(Requirement): Find every line below that contains the word "char" and copy it out.

=======

### mma_amd/_abi.py

```python
ABI_VERSION = 40
FUNCTIONS = {
    "mma_abi_version": ("int", []),
    "mma_last_error": ("const char*", []),
    "mma_build_stamp": ("const char*", []),
    "mma_nc_fused_fwd": ("int", [("T", "T", "x"), ("i", "i64", "ldx"), ("T", "T", "P"), ("i", "i64", "ldp"), ("T", "T", "Q"), ("i", "i64", "ldq"), ("T", "T", "rowptr"), ("T", "T", "col"), ("T", "T", "items"), ("i", "i64", "n_items"), ("i", "i64", "n_wave_items"), ("T", "T", "hubs"), ("i", "i64", "n_hubs"), ("T", "T", "partial"), ("i", "i64", "n_slots"), ("T", "T", "m"), ("T", "T", "m_sum"), ("i", "i64", "ldms"), ("T", "T", "T"), ("T", "T", "sel"), ("i", "i64", "ldt"), ("T", "T", "crow"), ("i", "i64", "ldc"), ("i", "i64", "N"), ("i", "i64", "E"), ("i", "i32", "H"), ("i", "i32", "K"), ("H", "H", "kind_host"), ("H", "H", "act_host"), ("i", "i32", "drop_mode"), ("i", "u32", "drop_thr"), ("i", "u64", "seed"), ("T", "T", "seed_dev"), ("i", "i64", "drop_edge_base"), ("T", "T", "keep"), ("T", "T", "sync"), ("S", "S", "stream")]),
    "mma_nc_bwd_node": ("int", [("T", "T", "g"), ("i", "i64", "g_kstride"), ("i", "i64", "ldgr"), ("T", "T", "sel"), ("T", "T", "T"), ("i", "i64", "ldt"), ("T", "T", "rowptr"), ("T", "T", "gs"), ("i", "i64", "ldgs"), ("T", "T", "crow"), ("i", "i64", "ldc"), ("T", "T", "gP"), ("i", "i64", "ldgp"), ("T", "T", "gxs"), ("i", "i64", "ldgx"), ("T", "T", "row_max"), ("i", "i64", "N"), ("i", "i32", "H"), ("i", "i32", "K"), ("H", "H", "kind_host"), ("S", "S", "stream")]),
    "mma_nc_crow_floats": ("int64_t", [("i", "i32", "H"), ("i", "i32", "K"), ("H", "H", "kind_host")]),
    "mma_nc_fused_bwd": ("int", [("T", "T", "x"), ("i", "i64", "ldx"), ("T", "T", "P"), ("i", "i64", "ldp"), ("T", "T", "Q"), ("i", "i64", "ldq"), ("T", "T", "gs"), ("i", "i64", "ldg"), ("T", "T", "g"), ("i", "i64", "ldgg"), ("T", "T", "crow"), ("i", "i64", "ldc"), ("H", "H", "kind_host"), ("T", "T", "gxs"), ("i", "i64", "ldgx"), ("T", "T", "T"), ("i", "i64", "ldt"), ("T", "T", "gP"), ("i", "i64", "ldgp"), ("i", "i64", "n_targets"), ("T", "T", "t_col"), ("T", "T", "t_eid"), ("T", "T", "items"), ("i", "i64", "n_items"), ("i", "i64", "n_wave_items"), ("T", "T", "hubs"), ("i", "i64", "n_hubs"), ("T", "T", "partial"), ("i", "i64", "n_slots"), ("T", "T", "gQ"), ("i", "i64", "ldgq"), ("T", "T", "gx"), ("i", "i64", "ldgxo"), ("T", "T", "row_max"), ("i", "i64", "N"), ("i", "i64", "E"), ("i", "i32", "H"), ("i", "i32", "K"), ("H", "H", "act_host"), ("i", "i32", "drop_mode"), ("i", "u32", "drop_thr"), ("i", "u64", "seed"), ("T", "T", "seed_dev"), ("i", "i64", "drop_edge_base"), ("T", "T", "keep"), ("T", "T", "sync"), ("S", "S", "stream")]),
    "mma_nc_fused_fwd_h": ("int", [("T", "T", "x"), ("i", "i64", "ldx"), ("T", "T", "P"), ("i", "i64", "ldp"), ("T", "T", "Q"), ("i", "i64", "ldq"), ("T", "T", "rowptr"), ("T", "T", "col"), ("T", "T", "items"), ("i", "i64", "n_items"), ("i", "i64", "n_wave_items"), ("T", "T", "hubs"), ("i", "i64", "n_hubs"), ("T", "T", "partial"), ("i", "i64", "n_slots"), ("T", "T", "m"), ("T", "T", "m_sum"), ("i", "i64", "ldms"), ("T", "T", "T"), ("T", "T", "sel"), ("i", "i64", "ldt"), ("T", "T", "crow"), ("i", "i64", "ldc"), ("i", "i64", "N"), ("i", "i64", "E"), ("i", "i32", "H"), ("i", "i32", "K"), ("H", "H", "kind_host"), ("H", "H", "act_host"), ("i", "i32", "drop_mode"), ("i", "u32", "drop_thr"), ("i", "u64", "seed"), ("T", "T", "seed_dev"), ("i", "i64", "drop_edge_base"), ("T", "T", "keep"), ("T", "T", "sync"), ("S", "S", "stream")]),
    "mma_nc_fused_bwd_h": ("int", [("T", "T", "x"), ("i", "i64", "ldx"), ("T", "T", "P"), ("i", "i64", "ldp"), ("T", "T", "Q"), ("i", "i64", "ldq"), ("T", "T", "gs"), ("i", "i64", "ldg"), ("T", "T", "g"), ("i", "i64", "ldgg"), ("T", "T", "crow"), ("i", "i64", "ldc"), ("H", "H", "kind_host"), ("T", "T", "gxs"), ("i", "i64", "ldgx"), ("T", "T", "T"), ("i", "i64", "ldt"), ("T", "T", "gP"), ("i", "i64", "ldgp"), ("i", "i64", "n_targets"), ("T", "T", "t_col"), ("T", "T", "t_eid"), ("T", "T", "items"), ("i", "i64", "n_items"), ("i", "i64", "n_wave_items"), ("T", "T", "hubs"), ("i", "i64", "n_hubs"), ("T", "T", "partial"), ("i", "i64", "n_slots"), ("T", "T", "gQ"), ("i", "i64", "ldgq"), ("T", "T", "gx"), ("i", "i64", "ldgxo"), ("T", "T", "row_max"), ("i", "i64", "N"), ("i", "i64", "E"), ("i", "i32", "H"), ("i", "i32", "K"), ("H", "H", "act_host"), ("i", "i32", "drop_mode"), ("i", "u32", "drop_thr"), ("i", "u64", "seed"), ("T", "T", "seed_dev"), ("i", "i64", "drop_edge_base"), ("T", "T", "keep"), ("T", "T", "sync"), ("S", "S", "stream")]),
    "mma_rows_to_bf16": ("int", [("T", "T", "src"), ("i", "i64", "lds"), ("T", "T", "dst"), ("i", "i64", "ldd"), ("i", "i64", "rows"), ("i", "i64", "cols"), ("S", "S", "stream")]),
    "mma_nc_std_fwd": ("int", [("T", "T", "x"), ("i", "i64", "ldx"), ("T", "T", "P"), ("i", "i64", "ldp"), ("T", "T", "Q"), ("i", "i64", "ldq"), ("T", "T", "rowptr"), ("T", "T", "col"), ("T", "T", "items"), ("i", "i64", "n_items"), ("i", "i64", "n_wave_items"), ("T", "T", "hubs"), ("i", "i64", "n_hubs"), ("T", "T", "partial"), ("i", "i64", "n_slots"), ("T", "T", "m"), ("i", "i64", "ldms"), ("T", "T", "saved"), ("i", "i64", "ldt"), ("i", "i64", "N"), ("i", "i64", "E"), ("i", "i32", "H"), ("H", "H", "act_host"), ("i", "i32", "drop_mode"), ("i", "u32", "drop_thr"), ("i", "u64", "seed"), ("T", "T", "seed_dev"), ("i", "i64", "drop_edge_base"), ("T", "T", "keep"), ("S", "S", "stream")]),
    "mma_nc_std_bwd": ("int", [("T", "T", "x"), ("i", "i64", "ldx"), ("T", "T", "P"), ("i", "i64", "ldp"), ("T", "T", "Q"), ("i", "i64", "ldq"), ("T", "T", "g"), ("i", "i64", "ldg"), ("T", "T", "saved"), ("i", "i64", "ldt"), ("T", "T", "gr"), ("i", "i64", "ldgr"), ("T", "T", "gP"), ("i", "i64", "ldgp"), ("i", "i64", "n_targets"), ("T", "T", "t_col"), ("T", "T", "t_eid"), ("T", "T", "items"), ("i", "i64", "n_items"), ("i", "i64", "n_wave_items"), ("T", "T", "hubs"), ("i", "i64", "n_hubs"), ("T", "T", "partial"), ("i", "i64", "n_slots"), ("T", "T", "gQ"), ("i", "i64", "ldgq"), ("T", "T", "gx"), ("i", "i64", "ldgx"), ("i", "i64", "N"), ("i", "i64", "E"), ("i", "i32", "H"), ("H", "H", "act_host"), ("i", "i32", "drop_mode"), ("i", "u32", "drop_thr"), ("i", "u64", "seed"), ("T", "T", "seed_dev"), ("i", "i64", "drop_edge_base"), ("T", "T", "keep"), ("S", "S", "stream")]),
    "mma_nc_std_fwd_h": ("int", [("T", "T", "x"), ("i", "i64", "ldx"), ("T", "T", "P"), ("i", "i64", "ldp"), ("T", "T", "Q"), ("i", "i64", "ldq"), ("T", "T", "rowptr"), ("T", "T", "col"), ("T", "T", "items"), ("i", "i64", "n_items"), ("i", "i64", "n_wave_items"), ("T", "T", "hubs"), ("i", "i64", "n_hubs"), ("T", "T", "partial"), ("i", "i64", "n_slots"), ("T", "T", "m"), ("i", "i64", "ldms"), ("T", "T", "saved"), ("i", "i64", "ldt"), ("i", "i64", "N"), ("i", "i64", "E"), ("i", "i32", "H"), ("H", "H", "act_host"), ("i", "i32", "drop_mode"), ("i", "u32", "drop_thr"), ("i", "u64", "seed"), ("T", "T", "seed_dev"), ("i", "i64", "drop_edge_base"), ("T", "T", "keep"), ("S", "S", "stream")]),
    "mma_nc_std_bwd_h": ("int", [("T", "T", "x"), ("i", "i64", "ldx"), ("T", "T", "P"), ("i", "i64", "ldp"), ("T", "T", "Q"), ("i", "i64", "ldq"), ("T", "T", "g"), ("i", "i64", "ldg"), ("T", "T", "saved"), ("i", "i64", "ldt"), ("T", "T", "gr"), ("i", "i64", "ldgr"), ("T", "T", "gP"), ("i", "i64", "ldgp"), ("i", "i64", "n_targets"), ("T", "T", "t_col"), ("T", "T", "t_eid"), ("T", "T", "items"), ("i", "i64", "n_items"), ("i", "i64", "n_wave_items"), ("T", "T", "hubs"), ("i", "i64", "n_hubs"), ("T", "T", "partial"), ("i", "i64", "n_slots"), ("T", "T", "gQ"), ("i", "i64", "ldgq"), ("T", "T", "gx"), ("i", "i64", "ldgx"), ("i", "i64", "N"), ("i", "i64", "E"), ("i", "i32", "H"), ("H", "H", "act_host"), ("i", "i32", "drop_mode"), ("i", "u32", "drop_thr"), ("i", "u64", "seed"), ("T", "T", "seed_dev"), ("i", "i64", "drop_edge_base"), ("T", "T", "keep"), ("S", "S", "stream")]),
    "mma_csr_spmm": ("int", [("T", "T", "rowptr"), ("T", "T", "col"), ("T", "T", "val"), ("T", "T", "B"), ("i", "i64", "ldb"), ("i", "i64", "rows_per_block"), ("i", "i32", "K"), ("T", "T", "bias"), ("T", "T", "out"), ("i", "i64", "ldo"), ("i", "i64", "n_rows"), ("i", "i32", "C"), ("S", "S", "stream")]),
    "mma_csr_spmm_rm": ("int", [("T", "T", "rowptr"), ("T", "T", "col"), ("T", "T", "val"), ("T", "T", "B"), ("i", "i64", "ldb"), ("i", "i64", "rows_per_block"), ("i", "i32", "K"), ("T", "T", "bias"), ("T", "T", "out"), ("i", "i64", "ldo"), ("i", "i64", "n_rows"), ("i", "i32", "C"), ("T", "T", "row_max"), ("S", "S", "stream")]),
    "mma_csr_spmm_items": ("int", [("T", "T", "col"), ("T", "T", "val"), ("T", "T", "B"), ("i", "i64", "ldb"), ("T", "T", "bias"), ("T", "T", "out"), ("i", "i64", "ldo"), ("T", "T", "items"), ("i", "i64", "n_items"), ("i", "i64", "n_wave_items"), ("T", "T", "hubs"), ("i", "i64", "n_hubs"), ("T", "T", "partial"), ("i", "i64", "n_slots"), ("i", "i32", "C"), ("S", "S", "stream")]),
    "mma_split_bf16x3": ("int", [("T", "T", "in"), ("i", "i64", "n"), ("T", "T", "out_3n_bf16"), ("S", "S", "stream")]),
    "mma_gemm_bf16x3": ("int", [("T", "T", "A"), ("i", "i64", "lda"), ("T", "T", "Bt3"), ("T", "T", "C"), ("i", "i64", "ldc"), ("i", "i64", "M"), ("i", "i32", "N"), ("i", "i32", "K"), ("i", "i32", "accumulate"), ("S", "S", "stream")]),
    "mma_row_absmax": ("int", [("T", "T", "A"), ("i", "i64", "lda"), ("i", "i64", "M"), ("i", "i32", "cols"), ("T", "T", "out"), ("S", "S", "stream")]),
    "mma_split_f16x2": ("int", [("T", "T", "w"), ("i", "i64", "stride_k"), ("i", "i64", "stride_n"), ("i", "i32", "K"), ("i", "i32", "N"), ("T", "T", "bt2"), ("T", "T", "col_unscale"), ("i", "i32", "plain_lo"), ("S", "S", "stream")]),
    "mma_gemm_f16x2": ("int", [("T", "T", "A"), ("i", "i64", "lda"), ("T", "T", "Bt2"), ("T", "T", "col_unscale"), ("T", "T", "C"), ("i", "i64", "ldc"), ("T", "T", "a_row_max"), ("i", "i64", "M"), ("i", "i32", "N"), ("S", "S", "stream")]),
    "mma_gemm_f16x2_k": ("int", [("T", "T", "A"), ("i", "i64", "lda"), ("T", "T", "Bt2"), ("T", "T", "col_unscale"), ("T", "T", "C"), ("i", "i64", "ldc"), ("T", "T", "a_row_max"), ("i", "i64", "M"), ("i", "i32", "N"), ("i", "i32", "K"), ("S", "S", "stream")]),
    "mma_gemm_f16x2_k256": ("int", [("T", "T", "A"), ("i", "i64", "lda"), ("T", "T", "row_max"), ("T", "T", "Bt2"), ("T", "T", "col_unscale"), ("T", "T", "C"), ("i", "i64", "ldc"), ("i", "i64", "M"), ("i", "i32", "N"), ("S", "S", "stream")]),
    "mma_pack_f16x2_k256_bytes": ("int64_t", [("i", "i64", "M")]),
    "mma_pack_f16x2_k256": ("int", [("T", "T", "A"), ("i", "i64", "lda"), ("i", "i64", "M"), ("T", "T", "Ap"), ("T", "T", "sce"), ("T", "T", "row_max"), ("S", "S", "stream")]),
    "mma_gemm_f16x2_k256p": ("int", [("T", "T", "Ap"), ("T", "T", "sce"), ("T", "T", "Bt2"), ("T", "T", "col_unscale"), ("T", "T", "C"), ("i", "i64", "ldc"), ("i", "i64", "M"), ("i", "i32", "N"), ("S", "S", "stream")]),
    "mma_gemm_f16x2_k_h": ("int", [("T", "T", "A"), ("i", "i64", "lda"), ("T", "T", "Bt2"), ("T", "T", "col_unscale"), ("T", "T", "C"), ("i", "i64", "ldc"), ("T", "T", "a_row_max"), ("i", "i64", "M"), ("i", "i32", "N"), ("i", "i32", "K"), ("S", "S", "stream")]),
    "mma_gemm_f16x2_k256_h": ("int", [("T", "T", "A"), ("i", "i64", "lda"), ("T", "T", "row_max"), ("T", "T", "Bt2"), ("T", "T", "col_unscale"), ("T", "T", "C"), ("i", "i64", "ldc"), ("i", "i64", "M"), ("i", "i32", "N"), ("S", "S", "stream")]),
    "mma_gemm_f16x2_k256p_h": ("int", [("T", "T", "Ap"), ("T", "T", "sce"), ("T", "T", "Bt2"), ("T", "T", "col_unscale"), ("T", "T", "C"), ("i", "i64", "ldc"), ("i", "i64", "M"), ("i", "i32", "N"), ("S", "S", "stream")]),
    "mma_gemm_f16x2_n128": ("int", [("T", "T", "A"), ("i", "i64", "lda"), ("T", "T", "row_max"), ("T", "T", "Bt2"), ("T", "T", "col_unscale"), ("T", "T", "C"), ("i", "i64", "ldc"), ("i", "i64", "M"), ("i", "i32", "K"), ("i", "i32", "accumulate"), ("S", "S", "stream")]),
    "mma_gemm_f16x2_nlp": ("int", [("T", "T", "A"), ("i", "i64", "lda"), ("T", "T", "row_max"), ("T", "T", "Bt2"), ("T", "T", "col_unscale"), ("T", "T", "C"), ("i", "i64", "ldc"), ("i", "i64", "M"), ("i", "i32", "N"), ("i", "i32", "K"), ("i", "i32", "accumulate"), ("S", "S", "stream")]),
    "mma_gemm_bf16x3_tn_workspace_floats": ("int64_t", [("i", "i64", "M"), ("i", "i32", "KA"), ("i", "i32", "NC")]),
    "mma_gemm_bf16x3_tn": ("int", [("T", "T", "X"), ("i", "i64", "ldx"), ("T", "T", "G"), ("i", "i64", "ldg"), ("T", "T", "C"), ("T", "T", "ws"), ("i", "i64", "ws_floats"), ("i", "i64", "M"), ("i", "i32", "KA"), ("i", "i32", "NC"), ("S", "S", "stream")]),
    "mma_gemm_bf16x3_tn_batched_workspace_floats": ("int64_t", [("i", "i64", "M"), ("i", "i32", "KA"), ("i", "i32", "NC"), ("i", "i32", "B")]),
    "mma_gemm_bf16x3_tn_batched": ("int", [("T", "T", "X"), ("i", "i64", "ldx"), ("i", "i64", "xb"), ("T", "T", "G"), ("i", "i64", "ldg"), ("i", "i64", "gb"), ("T", "T", "C"), ("T", "T", "ws"), ("i", "i64", "ws_floats"), ("i", "i64", "M"), ("i", "i32", "KA"), ("i", "i32", "NC"), ("i", "i32", "B"), ("S", "S", "stream")]),
    "mma_gemm_f16x2_tn_workspace_floats": ("int64_t", [("i", "i64", "M"), ("i", "i32", "KA"), ("i", "i32", "NC")]),
    "mma_gemm_f16x2_tn": ("int", [("T", "T", "X"), ("i", "i64", "ldx"), ("T", "T", "G"), ("i", "i64", "ldg"), ("T", "T", "x_row_max"), ("T", "T", "g_row_max"), ("T", "T", "C"), ("T", "T", "ws"), ("i", "i64", "ws_floats"), ("i", "i64", "M"), ("i", "i32", "KA"), ("i", "i32", "NC"), ("S", "S", "stream")]),
    "mma_pack_rows": ("int", [("T", "T", "src"), ("i", "i64", "lds"), ("T", "T", "idx"), ("i", "i64", "n_idx"), ("T", "T", "dst"), ("i", "i64", "ldd"), ("i", "i32", "width"), ("S", "S", "stream")]),
    "mma_unpack_add_rows": ("int", [("T", "T", "src"), ("i", "i64", "lds"), ("T", "T", "idx"), ("i", "i64", "n_idx"), ("T", "T", "dst"), ("i", "i64", "ldd"), ("i", "i32", "width"), ("S", "S", "stream")]),
    "mma_unpack_add_rows_csr": ("int", [("T", "T", "src"), ("i", "i64", "lds"), ("T", "T", "rows"), ("T", "T", "segptr"), ("T", "T", "pos"), ("i", "i64", "n_rows"), ("T", "T", "dst"), ("i", "i64", "ldd"), ("i", "i32", "width"), ("S", "S", "stream")]),
    "mma_col_sum_workspace_floats": ("int64_t", [("i", "i64", "R"), ("i", "i32", "C")]),
    "mma_col_sum": ("int", [("T", "T", "g"), ("i", "i64", "ldg"), ("i", "i64", "R"), ("i", "i32", "C"), ("T", "T", "out"), ("T", "T", "ws"), ("i", "i64", "ws_floats"), ("S", "S", "stream")]),
    "mma_tower_linear_bwd_blocks": ("int64_t", [("i", "i64", "N")]),
    "mma_tower_linear_bwd": ("int", [("T", "T", "gy"), ("T", "T", "a"), ("T", "T", "W"), ("T", "T", "ga"), ("T", "T", "part"), ("i", "i64", "n_blocks"), ("i", "i64", "N"), ("i", "i32", "T"), ("i", "i32", "O"), ("i", "i32", "C"), ("S", "S", "stream")]),
    "mma_tower_post_kfp": ("int64_t", [("i", "i32", "KF")]),
    "mma_tower_post_weights": ("int", [("T", "T", "Wo"), ("i", "i32", "T"), ("i", "i32", "O"), ("i", "i32", "S"), ("i", "i32", "KF"), ("T", "T", "Wa"), ("T", "T", "Wb"), ("S", "S", "stream")]),
    "mma_skinny_linear_weights": ("int", [("T", "T", "W"), ("i", "i32", "O"), ("i", "i32", "K"), ("T", "T", "Wa"), ("T", "T", "Wb"), ("S", "S", "stream")]),
    "mma_tower_post_gw_reduce": ("int", [("T", "T", "part"), ("i", "i64", "n_chunks"), ("i", "i32", "T"), ("i", "i32", "S"), ("i", "i32", "O"), ("i", "i32", "KF"), ("T", "T", "gWo"), ("S", "S", "stream")]),
    "mma_tower_post_fits": ("int", [("i", "i32", "KF"), ("i", "i32", "S")]),
    "mma_tower_post_pre": ("int", [("T", "T", "rowptr"), ("T", "T", "pre"), ("i", "i64", "N"), ("i", "i32", "S"), ("H", "H", "scaler_host"), ("f", "f32", "avg_log"), ("f", "f32", "avg_lin"), ("S", "S", "stream")]),
    "mma_tower_post_fwd": ("int", [("T", "T", "agg"), ("i", "i64", "lda"), ("T", "T", "pre"), ("T", "T", "Wa"), ("T", "T", "y"), ("i", "i64", "ldy"), ("i", "i64", "N"), ("i", "i32", "T"), ("i", "i32", "KF"), ("i", "i32", "S"), ("i", "i32", "O"), ("H", "H", "scaler_host"), ("f", "f32", "avg_log"), ("f", "f32", "avg_lin"), ("S", "S", "stream")]),
    "mma_tower_post_bwd": ("int", [("T", "T", "gy"), ("i", "i64", "ldg"), ("T", "T", "pre"), ("T", "T", "Wb"), ("T", "T", "gagg"), ("i", "i64", "lda"), ("T", "T", "gys"), ("i", "i64", "ldgs"), ("i", "i64", "N"), ("i", "i32", "T"), ("i", "i32", "KF"), ("i", "i32", "S"), ("i", "i32", "O"), ("H", "H", "scaler_host"), ("f", "f32", "avg_log"), ("f", "f32", "avg_lin"), ("S", "S", "stream")]),
# ... 30 lines not shown
```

=======

(Result of this exercise):
    "mma_last_error": ("const char*", []),
    "mma_build_stamp": ("const char*", []),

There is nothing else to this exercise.